Знаешь, что я тебе скажу? Если бы можно было выбирать родителей, я бы не выбрала господина Аверьянова себе в отцы. Мне противно, когда говорят: «У нее папашка миллионщик, счастливая!» Нашли тоже счастье… Да, родителей мы не выбираем, но правительство выбирать должны, должны! Сильнее, сильнее надо стучаться в ворота дворцов и уже не просить, а требовать, требовать своего, невзирая на запреты, аресты, ссылки, казни… Чем больше мучеников, тем крепче будут стоять стены нового здания!
– Какого здания? – испуганно спросила Тамара.

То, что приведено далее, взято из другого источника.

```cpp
std::vector<at::Tensor> layernorm_fwd(const at::Tensor&, const at::Tensor&,
                                      const at::Tensor&, double);
std::vector<at::Tensor> add_layernorm_fwd(const at::Tensor&, const at::Tensor&,
                                          const at::Tensor&, const at::Tensor&,
                                          double);
std::vector<at::Tensor> layernorm_bwd(const at::Tensor&, const at::Tensor&,
                                      const at::Tensor&, const at::Tensor&,
                                      const at::Tensor&);
at::Tensor bias_gelu_fwd(const at::Tensor&, const at::Tensor&);
std::vector<at::Tensor> bias_gelu_bwd(const at::Tensor&, const at::Tensor&,
                                      const at::Tensor&);
std::vector<at::Tensor> masked_ce_fwd(const at::Tensor&, const at::Tensor&,
                                      const at::Tensor&);
at::Tensor masked_ce_bwd(const at::Tensor&, const at::Tensor&,
                         const at::Tensor&, const at::Tensor&,
                         const at::Tensor&);
at::Tensor colsum(const at::Tensor&);
std::vector<at::Tensor> dropout_add_ln_fwd(const at::Tensor&,
                                           const at::Tensor&,
                                           const at::Tensor&,
                                           const at::Tensor&, double, double,
                                           const at::Tensor&);
at::Tensor mask_scale(const at::Tensor&, const at::Tensor&, double);
std::vector<at::Tensor> dropout_add_ln_bwd(const at::Tensor&,
                                           const at::Tensor&,
                                           const at::Tensor&,
                                           const at::Tensor&,
                                           const at::Tensor&,
                                           const at::Tensor&, double, bool);
void bump_counter(const at::Tensor&);
at::Tensor wgrad(const at::Tensor&, const at::Tensor&, long);
at::Tensor wgrad2(const at::Tensor&, const at::Tensor&, long);
at::Tensor gemm_nt(const at::Tensor&, const at::Tensor&,
                   c10::optional<at::Tensor>, bool);
at::Tensor gemm_tn(const at::Tensor&, const at::Tensor&, long, bool);
at::Tensor gemm_nn(const at::Tensor&, const at::Tensor&, bool);
at::Tensor embed3_fwd(const at::Tensor&, const at::Tensor&,
                      const at::Tensor&, const at::Tensor&,
                      const at::Tensor&);
std::vector<at::Tensor> crf_fwd(const at::Tensor&, const at::Tensor&,
                                const at::Tensor&, const at::Tensor&);
at::Tensor crf_viterbi(const at::Tensor&, const at::Tensor&,
                       const at::Tensor&);
std::vector<at::Tensor> crf_wide_fwd(const at::Tensor&, const at::Tensor&,
                                     const at::Tensor&, const at::Tensor&);
at::Tensor crf_wide_viterbi(const at::Tensor&, const at::Tensor&,
                            const at::Tensor&);
std::vector<at::Tensor> crf_path_posterior(const at::Tensor&,
                                           const at::Tensor&,
                                           const at::Tensor&,
                                           const at::Tensor&);
at::Tensor softlexicon_fwd(const at::Tensor&, const at::Tensor&,
                           const at::Tensor&);
std::vector<at::Tensor> softlexicon_bwd(const at::Tensor&, const at::Tensor&,
                                        const at::Tensor&, const at::Tensor&);
void multi_tensor_adamw(std::vector<at::Tensor>, std::vector<at::Tensor>,
                        std::vector<at::Tensor>, std::vector<at::Tensor>,
                        std::vector<at::Tensor>, std::vector<double>,
                        std::vector<double>, double, double, double,
                        c10::optional<at::Tensor>);
at::Tensor multi_tensor_sumsq(std::vector<at::Tensor>);
void multi_tensor_scale(std::vector<at::Tensor>, const at::Tensor&);
std::vector<at::Tensor> adamw_build_meta(
    std::vector<at::Tensor>, std::vector<at::Tensor>, std::vector<at::Tensor>,
    std::vector<at::Tensor>, std::vector<at::Tensor>, std::vector<double>,
    std::vector<double>);
void multi_tensor_adamw_run(const at::Tensor&, long, long, bool, double,
                            double, double, c10::optional<at::Tensor>);
std::vector<at::Tensor> norm_build_meta(std::vector<at::Tensor>);
at::Tensor multi_tensor_sumsq_run(const at::Tensor&, long, const at::Tensor&);
void multi_tensor_scale_run(const at::Tensor&, long, const at::Tensor&);
void multi_tensor_adamw_tab_run(const at::Tensor&, long, long, bool,
                                std::vector<at::Tensor>,
                                std::vector<c10::optional<at::Tensor>>, double,
                                double, double, c10::optional<at::Tensor>,
                                c10::optional<at::Tensor>);
long grad_table_slots();
long sumsq_chunk_elems();
at::Tensor sumsq_build_chunks(std::vector<long>, std::vector<long>,
                              const at::Tensor&);
at::Tensor multi_tensor_sumsq_coef_run(const at::Tensor&, std::vector<long>,
                                       std::vector<long>,
                                       std::vector<c10::optional<at::Tensor>>,
                                       double);
std::vector<at::Tensor> attn_fwd(const at::Tensor&, const at::Tensor&,
                                 const at::Tensor&, const at::Tensor&, double,
                                 double, c10::optional<at::Tensor>);
std::vector<at::Tensor> attn_bwd(const at::Tensor&, const at::Tensor&,
                                 const at::Tensor&, const at::Tensor&,
// ... 22 lines not shown
                                       c10::optional<at::Tensor>);
std::vector<at::Tensor> attn_tiled_fwd_qkv(const at::Tensor&,
                                           const at::Tensor&, double, double,
                                           c10::optional<at::Tensor>);
std::vector<at::Tensor> attn_tiled_bwd_qkv(const at::Tensor&,
                                           const at::Tensor&,
                                           const at::Tensor&,
                                           const at::Tensor&,
                                           const at::Tensor&, double, double,
                                           c10::optional<at::Tensor>);
std::vector<at::Tensor> tener_attn_fwd(const at::Tensor&, const at::Tensor&,
                                       const at::Tensor&, const at::Tensor&,
                                       const at::Tensor&, const at::Tensor&);
std::vector<at::Tensor> tener_attn_bwd(const at::Tensor&, const at::Tensor&,
                                       const at::Tensor&, const at::Tensor&,
                                       const at::Tensor&, const at::Tensor&,
                                       const at::Tensor&, const at::Tensor&,
                                       const at::Tensor&);
at::Tensor mfma_probe(const at::Tensor&, const at::Tensor&);
std::vector<at::Tensor> lstm_fwd(const at::Tensor&, const at::Tensor&,
                                 const at::Tensor&, bool, bool);
std::vector<at::Tensor> lstm_bwd(const at::Tensor&, const at::Tensor&,
                                 const at::Tensor&, const at::Tensor&,
                                 const at::Tensor&, const at::Tensor&, bool,
                                 bool);
std::vector<at::Tensor> bilstm_fwd_l(const at::Tensor&, const at::Tensor&,
                                     const at::Tensor&, bool, double);
at::Tensor bilstm_bwd_l(const at::Tensor&, const at::Tensor&,
                        const at::Tensor&, const at::Tensor&,
                        const at::Tensor&, bool, double);

PYBIND11_MODULE(_hip_ops, m) {
  m.doc() = "chinesener_amd gfx950 HIP kernels";
  m.def("layernorm_fwd", &layernorm_fwd);
  m.def("add_layernorm_fwd", &add_layernorm_fwd);
  m.def("layernorm_bwd", &layernorm_bwd);
  m.def("bias_gelu_fwd", &bias_gelu_fwd);
  m.def("bias_gelu_bwd", &bias_gelu_bwd);
  m.def("masked_ce_fwd", &masked_ce_fwd);
  m.def("masked_ce_bwd", &masked_ce_bwd);
  m.def("colsum", &colsum);
  m.def("dropout_add_ln_fwd", &dropout_add_ln_fwd);
  m.def("mask_scale", &mask_scale);
  m.def("dropout_add_ln_bwd", &dropout_add_ln_bwd);
  m.def("bump_counter", &bump_counter);
  m.def("wgrad", &wgrad);
  m.def("wgrad2", &wgrad2);
  m.def("gemm_nt", &gemm_nt, py::arg("a"), py::arg("b"),
        py::arg("bias") = c10::nullopt, py::arg("fp32_out") = false);
  m.def("gemm_tn", &gemm_tn, py::arg("a"), py::arg("b"),
        py::arg("split") = 0, py::arg("fp32_out") = false);
  m.def("gemm_nn", &gemm_nn, py::arg("a"), py::arg("b"),
        py::arg("fp32_out") = false);
  m.def("embed3_fwd", &embed3_fwd);
  m.def("crf_fwd", &crf_fwd);
  m.def("crf_viterbi", &crf_viterbi);
  m.def("crf_path_posterior", &crf_path_posterior, py::arg("emissions"),
        py::arg("lens"), py::arg("transitions"), py::arg("path"));
  m.def("softlexicon_fwd", &softlexicon_fwd);
  m.def("softlexicon_bwd", &softlexicon_bwd);
  m.def("multi_tensor_adamw", &multi_tensor_adamw);
  m.def("multi_tensor_sumsq", &multi_tensor_sumsq);
  m.def("multi_tensor_scale", &multi_tensor_scale);
  m.def("adamw_build_meta", &adamw_build_meta);
  m.def("multi_tensor_adamw_run", &multi_tensor_adamw_run);
  m.def("norm_build_meta", &norm_build_meta);
  m.def("multi_tensor_sumsq_run", &multi_tensor_sumsq_run);
  m.def("multi_tensor_scale_run", &multi_tensor_scale_run);
  m.def("multi_tensor_adamw_tab_run", &multi_tensor_adamw_tab_run);
  m.def("sumsq_build_chunks", &sumsq_build_chunks);
  m.def("multi_tensor_sumsq_coef_run", &multi_tensor_sumsq_coef_run);
  m.def("grad_table_slots", &grad_table_slots);
  m.def("sumsq_chunk_elems", &sumsq_chunk_elems);
  m.def("attn_fwd", &attn_fwd);
  m.def("attn_bwd", &attn_bwd);
  m.def("attn_fwd_qkv", &attn_fwd_qkv);
  m.def("attn_bwd_qkv", &attn_bwd_qkv);
  m.def("attn_bwd_qkv_dbias", &attn_bwd_qkv_dbias);
  m.def("attn_tiled_fwd", &attn_tiled_fwd);
  m.def("attn_tiled_bwd", &attn_tiled_bwd);
  m.def("attn_tiled_fwd_qkv", &attn_tiled_fwd_qkv);
  m.def("attn_tiled_bwd_qkv", &attn_tiled_bwd_qkv);
  m.def("tener_attn_fwd", &tener_attn_fwd);
  m.def("tener_attn_bwd", &tener_attn_bwd);
  m.def("mfma_probe", &mfma_probe);
  m.def("lstm_fwd", &lstm_fwd);
  m.def("lstm_bwd", &lstm_bwd);
  m.def("bilstm_fwd", &bilstm_fwd_l);
  m.def("bilstm_bwd", &bilstm_bwd_l);
}
```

Марина глянула уничижительно:
– Новой России! Пыльная скука нашего старого дома должна быть уничтожена! Новый дом будущего мы построим вместе! Ты хочешь принять в этом участие, Тамара Салтыкова?
– Конечно! Конечно, хочу!
– Но тебе придется все бросить! – Марина широким жестом обвела комнатку. – Все эти тряпочки-шпилечки-кружавчики… – Тряхнула короткими волосами, глядя на Тамарины косы, оплетенные темно-синими атласными лентами. – Начала бы с малого, хотя бы подстриглась – долой эти предрассудки, закабаляющие женщину. Длинные волосы, сколько на них времени уходит, которое можно употребить с пользой для народа!
– Что ты! – всплеснула руками Тамара, на всякий случай перебрасывая косы за спину, чтобы Марине их не было видно. – Если я отрежу волосы, у мамы будет плохо с сердцем.
– Да неужели ты не понимаешь?! – сердито уставилась Марина. – Наша новая жизнь потребует непрерывных жертв от нас и наших близких! Не-пре-рыв-ных! Так что ты должна решить, ты должна выбрать, Тамара!
– Я решила, – кивнула Тамара. – Я готова на жертвы. Только… можно я начну с чего-нибудь другого, с какой-нибудь другой жертвы, а подстригусь… а подстригусь потом, ладно?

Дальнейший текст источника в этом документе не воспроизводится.